What is the probability of rolling two number cubes and having the first cube land on 2 and the second cube land on 3?
I got 2/6 * 3/6 = 6/36 which becomes 1/6
1/6 probability is my answer correct?
No.
The probability of the first die rolling a 2 is 1/6.
The probability of the second die rolling a 3 is 1/6.
The combined probability is 1/36.
There is only one #2 and one #3 on each die.
1/6 * 1/6 = 1/36
Yes, your answer is correct. To find the probability of two independent events occurring, you multiply the probabilities of each event occurring. For rolling a number cube, there are six equally likely outcomes (numbers 1 to 6). So the probability of rolling a 2 on the first cube is 1/6, and the probability of rolling a 3 on the second cube is also 1/6. Therefore, the probability of both events occurring is (1/6) * (1/6) = 1/36.
Yes, your answer is correct. The probability of rolling a specific number on a fair six-sided number cube is 1/6.

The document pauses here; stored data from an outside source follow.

class GroupNormFn(torch.autograd.Function):
    @staticmethod
    def forward(ctx, x, gamma, beta, groups: int, eps: float, silu: bool, drop_p: float, seed: int,
                y_split: bool = False, grad_sink=None, part=None, link=None, dypack=None, lazy=None,
                conv_dy_only: bool = False):
        _check(x, "group_norm input")
        x = nhwc(x)
        n, c, h, w = x.shape
        mean = torch.empty(n * groups, device=x.device, dtype=torch.float32)
        rstd = torch.empty_like(mean)
        nbytes = _lib.query("mvae_group_norm_workspace_bytes", n, h * w, c)
        ws = ARENA.get("gn", nbytes, x.device)
        if lazy is not None:
            lazy.x = x
            lazy.scale = torch.empty(n * c, device=x.device, dtype=torch.float32)
            lazy.shift = torch.empty_like(lazy.scale)
            with _timed("gn_fwd", 0.0 if part is not None else 4.0 * x.numel(), (n, c, h * w)):
                _lib.call("mvae_group_norm_stats_nhwc", x.data_ptr(), _ptr(part), gamma.data_ptr(), beta.data_ptr(),
                          mean.data_ptr(), rstd.data_ptr(), lazy.scale.data_ptr(), lazy.shift.data_ptr(), n, h * w, c,
                          groups, float(eps), ws.data_ptr(), ws.numel(), _stream(x))
            y = torch.full((1,), float("nan"), device=x.device).expand(n, c, h, w)
        else:
            y = torch.empty_like(x, memory_format=CL)
            with _timed("gn_fwd", 8.0 * x.numel(), (n, c, h * w)):
                if part is not None:
                    _lib.call("mvae_group_norm_fwd_part_nhwc", x.data_ptr(), part.data_ptr(), gamma.data_ptr(),
                              beta.data_ptr(), y.data_ptr(), mean.data_ptr(), rstd.data_ptr(), n, h * w, c, groups,
                              float(eps), int(silu), float(drop_p), int(seed) & 0xFFFFFFFFFFFFFFFF, int(y_split),
                              ws.data_ptr(), ws.numel(), _stream(x))
                else:
                    _lib.call("mvae_group_norm_fwd_nhwc", x.data_ptr(), gamma.data_ptr(), beta.data_ptr(),
                              y.data_ptr(), mean.data_ptr(), rstd.data_ptr(), n, h * w, c, groups, float(eps),
                              int(silu), float(drop_p), int(seed) & 0xFFFFFFFFFFFFFFFF, int(y_split), ws.data_ptr(),
                              ws.numel(), _stream(x))
        ctx.save_for_backward(x, gamma, beta, mean, rstd)
        ctx.cfg = (groups, int(silu), float(drop_p), int(seed) & 0xFFFFFFFFFFFFFFFF)
        ctx.gamma_ref, ctx.beta_ref = gamma, beta
        ctx.grad_sink = grad_sink
        ctx.link = link
        ctx.dypack = dypack
        ctx.conv_dy_only = conv_dy_only
        if link is not None:
            link.x, link.gamma, link.beta, link.mean, link.rstd = x, gamma, beta, mean, rstd
        return y

    @staticmethod
    def backward(ctx, dy):
        x, gamma, beta, mean, rstd = ctx.saved_tensors
        groups, silu, drop_p, seed = ctx.cfg
        dy = nhwc(dy)
        n, c, h, w = x.shape
        dx = torch.empty_like(x, memory_format=CL)
        dg_ret = db_ret = None
        dg = _main_grad(ctx.gamma_ref) if ctx.needs_input_grad[1] else None
        db = _main_grad(ctx.beta_ref) if ctx.needs_input_grad[2] else None
        if ctx.needs_input_grad[1] and dg is None:
            dg = dg_ret = torch.zeros(c, device=x.device, dtype=torch.float32)
        if ctx.needs_input_grad[2] and db is None:
            db = db_ret = torch.zeros(c, device=x.device, dtype=torch.float32)
        nbytes = _lib.query("mvae_group_norm_workspace_bytes", n, h * w, c)
        ws = ARENA.get("gn", nbytes, x.device)
        add = ctx.grad_sink.take() if ctx.grad_sink is not None else None
        if add is not None:
            add = nhwc(add)
            if add.shape != x.shape or add.dtype != torch.float32:
                raise RuntimeError("group_norm backward: parked branch gradient has the wrong shape")
        gpart = ctx.link.take(dy) if ctx.link is not None and drop_p == 0.0 else None
        req = ctx.dypack if ctx.dypack is not None and _al16(dy, dx) and (add is None or _al16(add)) else None
        if req is not None and gpart is not None and req.fmt == "packed":
            req = None
        bias_only = req is not None and req.fmt == "bias"
        if bias_only and not (req.bias_ref is not None and req.bias_ref.requires_grad):
            req = None
        packed = tgt = cs = None
        if bias_only and req is not None:
            tgt = req.db = torch.empty(c, device=x.device, dtype=torch.float32)
            csb = _lib.query("mvae_group_norm_colsum_workspace_bytes", n, h * w, c)
            cs = ARENA.get("gncs", csb, x.device)
            packed = True
        elif req is not None:
            packed = (torch.empty_like(x, memory_format=CL) if req.fmt == "split" else
                      torch.empty(x.numel() * 2, device=x.device, dtype=torch.uint8))
            bref = req.bias_ref
            if bref is not None and bref.requires_grad:
                tgt = req.db = torch.empty(c, device=x.device, dtype=torch.float32)
            csb = _lib.query("mvae_group_norm_colsum_workspace_bytes", n, h * w, c)
            cs = ARENA.get("gncs", csb, x.device) if tgt is not None else None
        nodx = bool(ctx.conv_dy_only and DX_COPY_ONLY and req is not None and not bias_only and req.copy_ok)
        dxp = None if nodx else dx.data_ptr()
        if nodx and DX_POISON:
            dx.fill_(float("nan"))
        with _timed("gn_bwd", (12.0 + (4.0 if add is not None else 0.0)) * x.numel(), (n, c, h * w)):
            if gpart is not None and req is not None:
                _lib.call("mvae_group_norm_bwd_part_split_nhwc", x.data_ptr(), dy.data_ptr(), gpart.data_ptr(),
                          gamma.data_ptr(), beta.data_ptr(), mean.data_ptr(), rstd.data_ptr(), dxp,
                          _ptr(add), _ptr(dg), _ptr(db), n, h * w, c, groups, silu, ws.data_ptr(), ws.numel(),
                          None if bias_only else packed.data_ptr(), _ptr(tgt), 0.0, _ptr(cs),
                          cs.numel() if cs is not None else 0, _stream(x))
            elif gpart is not None:
                _lib.call("mvae_group_norm_bwd_part_nhwc", x.data_ptr(), dy.data_ptr(), gpart.data_ptr(),
                          gamma.data_ptr(), beta.data_ptr(), mean.data_ptr(), rstd.data_ptr(), dx.data_ptr(),
                          _ptr(add), _ptr(dg), _ptr(db), n, h * w, c, groups, silu, ws.data_ptr(), ws.numel(),
                          _stream(x))
            elif bias_only and req is not None:
                _lib.call("mvae_group_norm_bwd_colsum_nhwc", x.data_ptr(), dy.data_ptr(), gamma.data_ptr(),
                          beta.data_ptr(), mean.data_ptr(), rstd.data_ptr(), dx.data_ptr(), _ptr(add), _ptr(dg),
                          _ptr(db), n, h * w, c, groups, silu, drop_p, seed, ws.data_ptr(), ws.numel(), tgt.data_ptr(),
                          0.0, cs.data_ptr(), cs.numel(), _stream(x))
            elif req is not None:
                _lib.call("mvae_group_norm_bwd_split_nhwc" if req.fmt == "split" else "mvae_group_norm_bwd_pack_nhwc",
                          x.data_ptr(), dy.data_ptr(), gamma.data_ptr(),
                          beta.data_ptr(), mean.data_ptr(), rstd.data_ptr(), dxp, _ptr(add), _ptr(dg),
                          _ptr(db), n, h * w, c, groups, silu, drop_p, seed, ws.data_ptr(), ws.numel(),
                          packed.data_ptr(), _ptr(tgt), 0.0, _ptr(cs), cs.numel() if cs is not None else 0,
                          _stream(x))
            else:
                _lib.call("mvae_group_norm_bwd_nhwc", x.data_ptr(), dy.data_ptr(), gamma.data_ptr(), beta.data_ptr(),
                          mean.data_ptr(), rstd.data_ptr(), dx.data_ptr(), _ptr(add), _ptr(dg), _ptr(db), n, h * w,
                          c, groups, silu, drop_p, seed, ws.data_ptr(), ws.numel(), _stream(x))
        if req is not None:
            req.packed, req.dx_ref, req.dx_version, req.dx_shape = packed, weakref.ref(dx), dx._version, \
                tuple(dx.shape)
            req.bias_done = tgt is not None
            req.nodx = nodx
        if ctx.needs_input_grad[1] and dg_ret is None:
            _grad_done(ctx.gamma_ref)
        if ctx.needs_input_grad[2] and db_ret is None:
            _grad_done(ctx.beta_ref)
        return dx, dg_ret, db_ret, None, None, None, None, None, None, None, None, None, None, None, None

To calculate the probability of both events occurring, you need to multiply the probabilities of each event happening individually. In this case, the probability of the first cube landing on 2 is 1/6 (as there is only one favorable outcome out of six possible outcomes), and the probability of the second cube landing on 3 is also 1/6. Multiplying these probabilities together gives you (1/6) * (1/6) = 1/36.
Since you are asking for the probability of both cubes landing on specific numbers in any order (e.g., first cube on 2 and second cube on 3 or first cube on 3 and second cube on 2), you need to multiply the probability by 2, giving you a final probability of (1/36) * 2 = 1/18.